Waly, que na época trabalhava com Gal Costa no que viria ser o show divisor de águas “Fa-Tal: Gal a todo vapor” (1972), apresentou Melodia à cantora, que incluiu no roteiro a balada “Pérola negra”, pérola que encanta tanto pela melodia envolvente quanto pela forte poesia, marcada por imagens inusitadas: “Rasgue a camisa / enxugue meu pranto / Como prova de amor, mostre o teu novo canto / Escreva no quadro em palavras gigantes: 'Pérola Negra, te amo, te amo'".
Ainda nesse ano foi a vez de Maria Bethânia se encantar (e encantar o Brasil) com “Estácio, Holly Estácio”, outro clássico, gravado no álbum “Drama”.
Graças ao aval dessas duas divas da MPB, as portas da indústria se abriram para Luiz Melodia, que confirmou com sobras seu talento no fundamental disco “Pérola negra” (1973, selo Philips). Com direção de produção de Guilherme Araújo e produção musical do guitarrista Perinho Albuquerque, além de suas versões para “Pérola negra” e “Estácio, Holly Estácio”, que, por sinal, nada deviam às de Gal e Bethânia, o repertório trazia mais provas do grande compositor que surgia em canções como “Farrapo humano”, “Magrelinha”, “Objeto H”, “Forró de janeiro”, “Estácio, eu e você” e “Vale quanto pesa”.

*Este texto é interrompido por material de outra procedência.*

__device__ __forceinline__ void load_nb20(const char* lists, unsigned row, int cap, bool u16, int (&nb)[EPC_KNN_SELECT]) {
    static_assert(EPC_KNN_SELECT == 20, "five int4 / two int4 + one int2 per row");
    if (u16) {
        const char* r = lists + (size_t)row * cap * 2;
        const uint4 a = *reinterpret_cast<const uint4*>(r), b = *reinterpret_cast<const uint4*>(r + 16);
        const uint2 c = *reinterpret_cast<const uint2*>(r + 32);
        const unsigned int w[10] = {a.x, a.y, a.z, a.w, b.x, b.y, b.z, b.w, c.x, c.y};
#pragma unroll
        for (int k = 0; k < 10; ++k) {
            nb[2 * k] = (int)(w[k] & 0xffffu);
            nb[2 * k + 1] = (int)(w[k] >> 16);
        }
    } else {
        const int4* il = reinterpret_cast<const int4*>(lists + (size_t)row * cap * 4);
#pragma unroll
        for (int m4 = 0; m4 < EPC_KNN_SELECT / 4; ++m4) {
            const int4 t = il[m4];
            nb[4 * m4] = t.x;
            nb[4 * m4 + 1] = t.y;
            nb[4 * m4 + 2] = t.z;
            nb[4 * m4 + 3] = t.w;
        }
    }
}
__device__ __forceinline__ int list_entry(const void* lists, size_t slot, bool u16) {
    return u16 ? (int)reinterpret_cast<const unsigned short*>(lists)[slot] : reinterpret_cast<const int32_t*>(lists)[slot];
}

__global__ __launch_bounds__(BLK_THREADS) void proxyconv_block_kernel(
    const float* __restrict__ x, const float* __restrict__ xyz, const void* __restrict__ idx, int idx_u16,
    const int32_t* __restrict__ cnt, const float* __restrict__ kth, int cap, const float* __restrict__ pack,
    int has_next, int total_points, int n, float kdiv, float* __restrict__ out, int out_stride, int out_off,
    float* __restrict__ x_next) {
    extern __shared__ __attribute__((aligned(16))) float lds[];
    __shared__ int s_next_tile;
    const int tid = threadIdx.x, lane = tid & 63, wave = tid >> 6;
    if (tid == 0) s_next_tile = 0;
    for (int o = tid * 4; o < BLK_PACK_S; o += BLK_THREADS * 4) st4(lds + o, ld4(pack + o));
    __syncthreads();
    const float* wa = lds;
    const float* ba = lds + 4096;
    const float* wb = lds + 4160;
    const float* bb = lds + 4160 + 4096;
    const float* wn = lds + 8320;
    const float* bn = lds + 8320 + 4096;
    const float* tia = lds + BLK_PACK;
    const float* tib = tia + 64;
    const float* tin = tia + 128;
    float* st = lds + BLK_PACK_S + wave * 32 * ST_STRIDE;

    const int ntiles = total_points / 32;
    const int nwg = (int)gridDim.x, per = ntiles / nwg, rem = ntiles % nwg;
    auto first_tile_of = [&](int wg) { return wg * per + min(wg, rem); };
    const int xq = nwg >> 3, xr = nwg & 7, xcd = (int)blockIdx.x & 7, slot = (int)blockIdx.x >> 3;
    const int xcd_wgs = xq + (xcd < xr ? 1 : 0);
    const int xcd_first = xcd < xr ? xcd * (xq + 1) : xr * (xq + 1) + (xcd - xr) * xq;
    const int t_begin = first_tile_of(xcd_first), t_end = first_tile_of(xcd_first + xcd_wgs);
    const int p = lane >> 4, q = lane & 15;
    const bool u16 = idx_u16 != 0;
    const float rk = 1.0f / kdiv;
    auto div_k = [&](float a) {
        const float q0 = a * rk;
        return __builtin_fmaf(__builtin_fmaf(-q0, kdiv, a), rk, q0);
    };
  for (;;) {
    int t_draw = 0;
    if (lane == 0) t_draw = atomicAdd(&s_next_tile, 1);
    const int d = __builtin_amdgcn_readfirstlane(t_draw);
    const int tile = t_begin + (d >> 2) * (xcd_wgs * 4) + slot * 4 + (d & 3);
    if (tile >= t_end) break;
    const int g0 = tile * 32;
    const int cloud_base = __builtin_amdgcn_readfirstlane((g0 / n) * n);
    const char* xc = reinterpret_cast<const char*>(x) + (size_t)cloud_base * 256;
    auto row32 = [&](int row) { return *reinterpret_cast<const float4*>(xc + (unsigned)(row * 256 + q * 16)); };
    const int wg0 = __builtin_amdgcn_readfirstlane(g0);

    float4 xm[8];
#pragma unroll
    for (int s = 0; s < 8; ++s) {
        const int g = g0 + 4 * s + p;
        const int c = cnt[g];
        const bool ovf = c > cap;
        float4 acc = make_float4(0.f, 0.f, 0.f, 0.f);
        if (!ovf) {
            int nb[EPC_KNN_SELECT];
            load_nb20(reinterpret_cast<const char*>(idx), (unsigned)(wg0 + 4 * s + p), cap, u16, nb);
            float4 v[EPC_KNN_SELECT];
#pragma unroll
            for (int m = 0; m < EPC_KNN_SELECT; ++m) v[m] = row32(nb[m]);
#pragma unroll
            for (int m = 0; m < EPC_KNN_SELECT; ++m) {
                acc.x += v[m].x;
                acc.y += v[m].y;
                acc.z += v[m].z;
                acc.w += v[m].w;
            }
            for (int m = EPC_KNN_SELECT; m < c; ++m) {
                const float4 w = row32(list_entry(idx, (size_t)g * cap + m, u16));
                acc.x += w.x;
                acc.y += w.y;
                acc.z += w.z;
                acc.w += w.w;
            }
        }
        if (__any(ovf)) {
            if (ovf) {
                const float* pc = xyz + (size_t)cloud_base * 3;
                const int i = g - cloud_base;
                const float xi = pc[3 * i], yi = pc[3 * i + 1], zi = pc[3 * i + 2];
                const float sqi = sq3(xi, yi, zi);
                const float kv = kth[g];
                float4 comp = make_float4(0.f, 0.f, 0.f, 0.f);
                for (int j = 0; j < n; ++j) {
                    const float xj = pc[3 * j], yj = pc[3 * j + 1], zj = pc[3 * j + 2];
                    const float a = neg_sq_dist(sqi, xi, yi, zi, xj, yj, zj, sq3(xj, yj, zj));
                    if (a >= kv) {
                        const float4 w = row32(j);
                        kahan_add(acc.x, comp.x, w.x);
                        kahan_add(acc.y, comp.y, w.y);
                        kahan_add(acc.z, comp.z, w.z);
                        kahan_add(acc.w, comp.w, w.w);
                    }
                }
            }
        }
        acc.x = div_k(acc.x), acc.y = div_k(acc.y), acc.z = div_k(acc.z), acc.w = div_k(acc.w);
        xm[s] = acc;
        const float4 xi4 = row32(g - cloud_base);
        st4(st + (4 * s + p) * ST_STRIDE + 4 * q,
            make_float4(acc.x - xi4.x, acc.y - xi4.y, acc.z - xi4.z, acc.w - xi4.w));
    }

    f16x8 bh[4], bl[4];
    f32x16 a1[2], a2[2];
    float inv_row = stage_to_bop(st, bh, bl, lane);
    layer_s64(wa, ba, tia, bh, bl, inv_row, a1, lane);
    relu16(a1[0]);
    relu16(a1[1]);
    layer_acc64(wb, bb, tib, a1, a2, lane);
    relu16(a2[0]);
    relu16(a2[1]);

    acc_to_stage(st, a2, lane);
#pragma unroll
    for (int s = 0; s < 8; ++s) {
        float* row = st + (4 * s + p) * ST_STRIDE + 4 * q;
        const float4 t = ld4(row);
        const float4 o = make_float4(t.x + xm[s].x, t.y + xm[s].y, t.z + xm[s].z, t.w + xm[s].w);
        st4(out + (size_t)(g0 + 4 * s + p) * out_stride + out_off + 4 * q, o);
        st4(row, o);
    }
    if (!has_next) continue;

    inv_row = stage_to_bop(st, bh, bl, lane);
    layer_s64(wn, bn, tin, bh, bl, inv_row, a1, lane);
    relu16(a1[0]);
    relu16(a1[1]);
    acc_to_stage(st, a1, lane);
#pragma unroll
    for (int s = 0; s < 8; ++s)
        st4(x_next + (size_t)(g0 + 4 * s + p) * 64 + 4 * q, ld4(st + (4 * s + p) * ST_STRIDE + 4 * q));
  }
}

#define ST16 72


__device__ __forceinline__ void layer_f16(const float* lw, const float* lbias, const f16x8 (&bop)[4], f32x16 (&acc)[2],
                                          int lane) {
    const int h = lane >> 5;
#pragma unroll
    for (int t = 0; t < 2; ++t) {
        acc_init_bias(acc[t], lbias + 32 * t, h);
#pragma unroll
        for (int s = 0; s < 4; ++s) {
            const f16x8 ah = ldfrag16(lw + (((t * 4 + s) * 2 + 0) * 64 + lane) * 4);
            const f16x8 al = ldfrag16(lw + (((t * 4 + s) * 2 + 1) * 64 + lane) * 4);
            acc[t] = mfma_f16(al, bop[s], acc[t]);
            acc[t] = mfma_f16(ah, bop[s], acc[t]);
        }
    }
}

typedef unsigned short u16x2_t __attribute__((ext_vector_type(2)));
__device__ __forceinline__ void range_track(u16x2_t& m, unsigned int packed_pair) {
    m = __builtin_elementwise_max(m, __builtin_bit_cast(u16x2_t, packed_pair & 0x7fff7fffu));
}
__device__ __forceinline__ void range_track4(u16x2_t& m, const u32x4& w) {
    range_track(m, w[0]), range_track(m, w[1]), range_track(m, w[2]), range_track(m, w[3]);
}

__device__ __forceinline__ uint2 relu_descale_pack4(const f32x16& a, int r0) {
    _Float16 hv[4];
#pragma unroll
    for (int e = 0; e < 4; ++e) hv[e] = (_Float16)(fmaxf(a[r0 + e], 0.f) * (1.0f / W5_SCALE));
    uint2 w;
    w.x = (unsigned)__builtin_bit_cast(unsigned short, hv[0]) | ((unsigned)__builtin_bit_cast(unsigned short, hv[1]) << 16);
    w.y = (unsigned)__builtin_bit_cast(unsigned short, hv[2]) | ((unsigned)__builtin_bit_cast(unsigned short, hv[3]) << 16);
    return w;
}

__device__ __forceinline__ void acc_to_stage16(unsigned short* st, const f32x16 (&acc)[2], int lane) {
    const int j = lane & 31, h = lane >> 5;
#pragma unroll
    for (int t = 0; t < 2; ++t)
#pragma unroll
        for (int g = 0; g < 4; ++g)
            *reinterpret_cast<uint2*>(st + j * ST16 + 32 * t + 8 * g + 4 * h) = relu_descale_pack4(acc[t], 4 * g);
}

__device__ __forceinline__ void stage16_to_bop(const unsigned short* st, f16x8 (&bop)[4], int lane) {
    const int j = lane & 31, h = lane >> 5;
#pragma unroll
    for (int s = 0; s < 4; ++s)
        bop[s] = __builtin_bit_cast(f16x8, *reinterpret_cast<const u32x4*>(st + j * ST16 + 16 * s + 8 * h));
}

#define BLK16_WAVES 16
#define BLK16_THREADS (64 * BLK16_WAVES)
#define BLK16_LDS_BYTES (BLK_PACK * 4 + BLK16_WAVES * 32 * ST16 * 2)

__global__ __launch_bounds__(BLK16_THREADS) void proxyconv_block_f16_kernel(
    const unsigned short* __restrict__ x16, const float* __restrict__ xyz, const void* __restrict__ idx, int idx_u16,
    const int32_t* __restrict__ cnt, const float* __restrict__ kth, int cap, const float* __restrict__ pack,
    int has_next, int total_points, int n, float kdiv, unsigned short* __restrict__ out16, int out_stride, int out_off,
    unsigned short* __restrict__ x_next16, int32_t* __restrict__ status) {
    extern __shared__ __attribute__((aligned(16))) float lds[];
    const int tid = threadIdx.x, lane = tid & 63, wave = tid >> 6;
    for (int o = tid * 4; o < BLK_PACK; o += BLK16_THREADS * 4) st4(lds + o, ld4(pack + o));
    __syncthreads();
    const float* wa = lds;
    const float* ba = lds + 4096;
    const float* wb = lds + 4160;
    const float* bb = lds + 4160 + 4096;
    const float* wn = lds + 8320;
    const float* bn = lds + 8320 + 4096;
    unsigned short* st = reinterpret_cast<unsigned short*>(lds + BLK_PACK) + wave * 32 * ST16;

    const int bid = xcd_contiguous_block(blockIdx.x, gridDim.x);
    const int g0 = (bid * BLK16_WAVES + wave) * 32;
    if (g0 >= total_points) return;
    const int cloud_base = __builtin_amdgcn_readfirstlane((g0 / n) * n);
    const int p = lane >> 3, q = lane & 7;
    const char* xc = reinterpret_cast<const char*>(x16) + (size_t)cloud_base * 128;
    auto row16 = [&](int row) { return *reinterpret_cast<const u32x4*>(xc + (unsigned)(row * 128 + q * 16)); };
    auto add_row = [&](float (&acc)[8], const u32x4& raw) {
#pragma unroll
        for (int w2 = 0; w2 < 4; ++w2) {
            asm("v_fma_mix_f32 %0, %1, 1.0, %0 op_sel:[0,0,0] op_sel_hi:[1,0,0]" : "+v"(acc[2 * w2]) : "v"(raw[w2]));
            asm("v_fma_mix_f32 %0, %1, 1.0, %0 op_sel:[1,0,0] op_sel_hi:[1,0,0]" : "+v"(acc[2 * w2 + 1]) : "v"(raw[w2]));
        }
    };
    const int wg0 = __builtin_amdgcn_readfirstlane(g0);
    const bool u16 = idx_u16 != 0;
    const float rk = 1.0f / kdiv;
    auto div_k = [&](float a) {
        const float q0 = a * rk;
        return __builtin_fmaf(__builtin_fmaf(-q0, kdiv, a), rk, q0);
    };

    u16x2_t rmax = {0, 0};
    auto report_range = [&]() {
        const bool over = max(rmax[0], rmax[1]) >= 0x7c00;
        if (status && __builtin_amdgcn_ballot_w64(over) != 0ull && lane == 0) atomicOr(status + g0 / n, EPC_STATUS_FP16_RANGE);
    };
    float xm[4][8];
#pragma unroll
    for (int s = 0; s < 4; ++s) {
        const int g = g0 + 8 * s + p;
        const int c = cnt[g];
        const bool ovf = c > cap;
        float acc[8];
#pragma unroll
        for (int e = 0; e < 8; ++e) acc[e] = 0.f;
        if (!ovf) {
            int nb[EPC_KNN_SELECT];
            load_nb20(reinterpret_cast<const char*>(idx), (unsigned)(wg0 + 8 * s + p), cap, u16, nb);
            u32x4 raw[EPC_KNN_SELECT];
#pragma unroll
            for (int m = 0; m < EPC_KNN_SELECT; ++m) raw[m] = row16(nb[m]);
#pragma unroll
            for (int m = 0; m < EPC_KNN_SELECT; ++m) add_row(acc, raw[m]);
            for (int m = EPC_KNN_SELECT; m < c; ++m) add_row(acc, row16(list_entry(idx, (size_t)g * cap + m, u16)));
        }
        if (__any(ovf)) {
            if (ovf) {
                const float* pc = xyz + (size_t)cloud_base * 3;
                const int i = g - cloud_base;
                const float xi = pc[3 * i], yi = pc[3 * i + 1], zi = pc[3 * i + 2];
                const float sqi = sq3(xi, yi, zi);
                const float kv = kth[g];
                for (int j = 0; j < n; ++j) {
                    const float xj = pc[3 * j], yj = pc[3 * j + 1], zj = pc[3 * j + 2];
                    const float a = neg_sq_dist(sqi, xi, yi, zi, xj, yj, zj, sq3(xj, yj, zj));
                    if (a >= kv) add_row(acc, row16(j));
                }
            }
        }
        const f16x8 self = __builtin_bit_cast(f16x8, row16(g - cloud_base));
        f16x8 t16;
#pragma unroll
        for (int e = 0; e < 8; ++e) {
            xm[s][e] = div_k(acc[e]);
            t16[e] = (_Float16)(xm[s][e] - (float)self[e]);
        }
        const u32x4 tw = __builtin_bit_cast(u32x4, t16);
        range_track4(rmax, tw);
        *reinterpret_cast<u32x4*>(st + (8 * s + p) * ST16 + 8 * q) = tw;
    }

    f16x8 bop[4];
    f32x16 a1[2], a2[2];
    stage16_to_bop(st, bop, lane);
    layer_f16(wa, ba, bop, a1, lane);
    {
#pragma unroll
        for (int k4 = 0; k4 < 4; ++k4) {
            const uint2 lo = relu_descale_pack4(a1[k4 >> 1], 8 * (k4 & 1)), hi = relu_descale_pack4(a1[k4 >> 1], 8 * (k4 & 1) + 4);
            u32x4 w;
            w[0] = lo.x, w[1] = lo.y, w[2] = hi.x, w[3] = hi.y;
            range_track4(rmax, w);
            bop[k4] = __builtin_bit_cast(f16x8, w);
        }
    }
    layer_f16(wb, bb, bop, a2, lane);

    acc_to_stage16(st, a2, lane);
#pragma unroll
    for (int s = 0; s < 4; ++s) {
        unsigned short* row = st + (8 * s + p) * ST16 + 8 * q;
        const u32x4 t16w = *reinterpret_cast<const u32x4*>(row);
        const f16x8 t16 = __builtin_bit_cast(f16x8, t16w);
        f16x8 o16;
#pragma unroll
        for (int e = 0; e < 8; ++e) o16[e] = (_Float16)((float)t16[e] + xm[s][e]);
        const u32x4 ow = __builtin_bit_cast(u32x4, o16);
        range_track4(rmax, t16w);
        range_track4(rmax, ow);
        *reinterpret_cast<u32x4*>(out16 + (size_t)(g0 + 8 * s + p) * out_stride + out_off + 8 * q) = ow;
        *reinterpret_cast<u32x4*>(row) = ow;
    }
    if (!has_next) {
        report_range();
        return;
    }

    stage16_to_bop(st, bop, lane);
    layer_f16(wn, bn, bop, a1, lane);
    acc_to_stage16(st, a1, lane);
#pragma unroll
    for (int s = 0; s < 4; ++s) {
        const u32x4 xw = *reinterpret_cast<const u32x4*>(st + (8 * s + p) * ST16 + 8 * q);
        range_track4(rmax, xw);
        *reinterpret_cast<u32x4*>(x_next16 + (size_t)(g0 + 8 * s + p) * 64 + 8 * q) = xw;
    }
    report_range();
}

Seu segundo disco, "Maravilhas contemporâneas” (1976, Som Livre), manteve o nível da estreia, puxado pelo sucesso “Juventude transviada” (tema da novela “Pecado capital”) e ainda incluindo mais clássicos como a faixa-título, “Congênito”, “Veleiro azul” (esta, regravada há dois anos por Mariana de Moraes) e “Memórias modestas”. Ao lado do intérprete também fora de série estavam muitos dos músicos que, na mesma época, criariam a Banda Black Rio, grupo que o acompanharia no álbum seguinte, “Mico de circo”(1978).
Através das quatro últimas décadas, apesar de não contar com a mesma repercussão, ignorado pelos grandes intérpretes da MPB, Melodia não parou de produzir maravilhas musicais eternas, como ouvimos em seu último
disco de estúdio com repertório inédito, “Zerima"(2014, Som Livre) - numa das faixas, "Dor de carnaval", ele contou com a participação da cantora Céu.
Parte o artista original, mas fica uma obra que permanecerá viva, eternizada também em álbuns como “Felino" (1983), “Claro" (1988), “Pintando o sete” (1991) e “14 quilates” (1997).
“Pérola Negra, te amo, te amo”.
Crédito imagens: Luiz Melodia em 1977 (foto de ACM) e reproduções capas de discos.
Luiz Melodia morre aos 66 anos, em decorrência de câncer de medula
Por Mauro Ferreira / G1
O cantor, compositor e músico carioca Luiz Carlos dos Santos, o Luiz Melodia, morreu na cidade natal do Rio de Janeiro (RJ), aos 66 anos, em decorrência de complicações de um câncer que atacou a medula óssea. Melodia morreu na madrugada de hoje, 4 de agosto, por volta das cinco horas da manhã. A informação foi confirmada ao colunista musical do G1 por Renato Piau, guitarrista que tocou com Melodia, após ligação para a família do artista. Melodia chegou a fazer um transplante de medula óssea e resistiu ao procedimento, mas não vinha respondendo bem à quimioterapia. O câncer voltou e o estado de saúde de Melodia se agravou bastante ontem. O artista estava internado no hospital Quinta D'Or.
Ele cantava que o nome dele era ébano na música que defendeu no festival Abertura, exibido pela TV Globo em 1975. Na certidão de nascimento, o nome era Luiz Carlos dos Santos. Mas o Brasil o conhecia mesmo pelo nome artístico de Luiz Melodia. Nascido em 7 de janeiro de 1951 no morro do Estácio, o bairro da cidade natal que ele cantou poeticamente em um dos sambas mais conhecidos do repertório gravado a partir da década de 1970, Luiz Melodia saiu de cena hoje em decorrência de complicações de um câncer de medula óssea conhecido cientificamente como mieloma múltiplo, mas fica eternamente em lugar de honra na história da música brasileira.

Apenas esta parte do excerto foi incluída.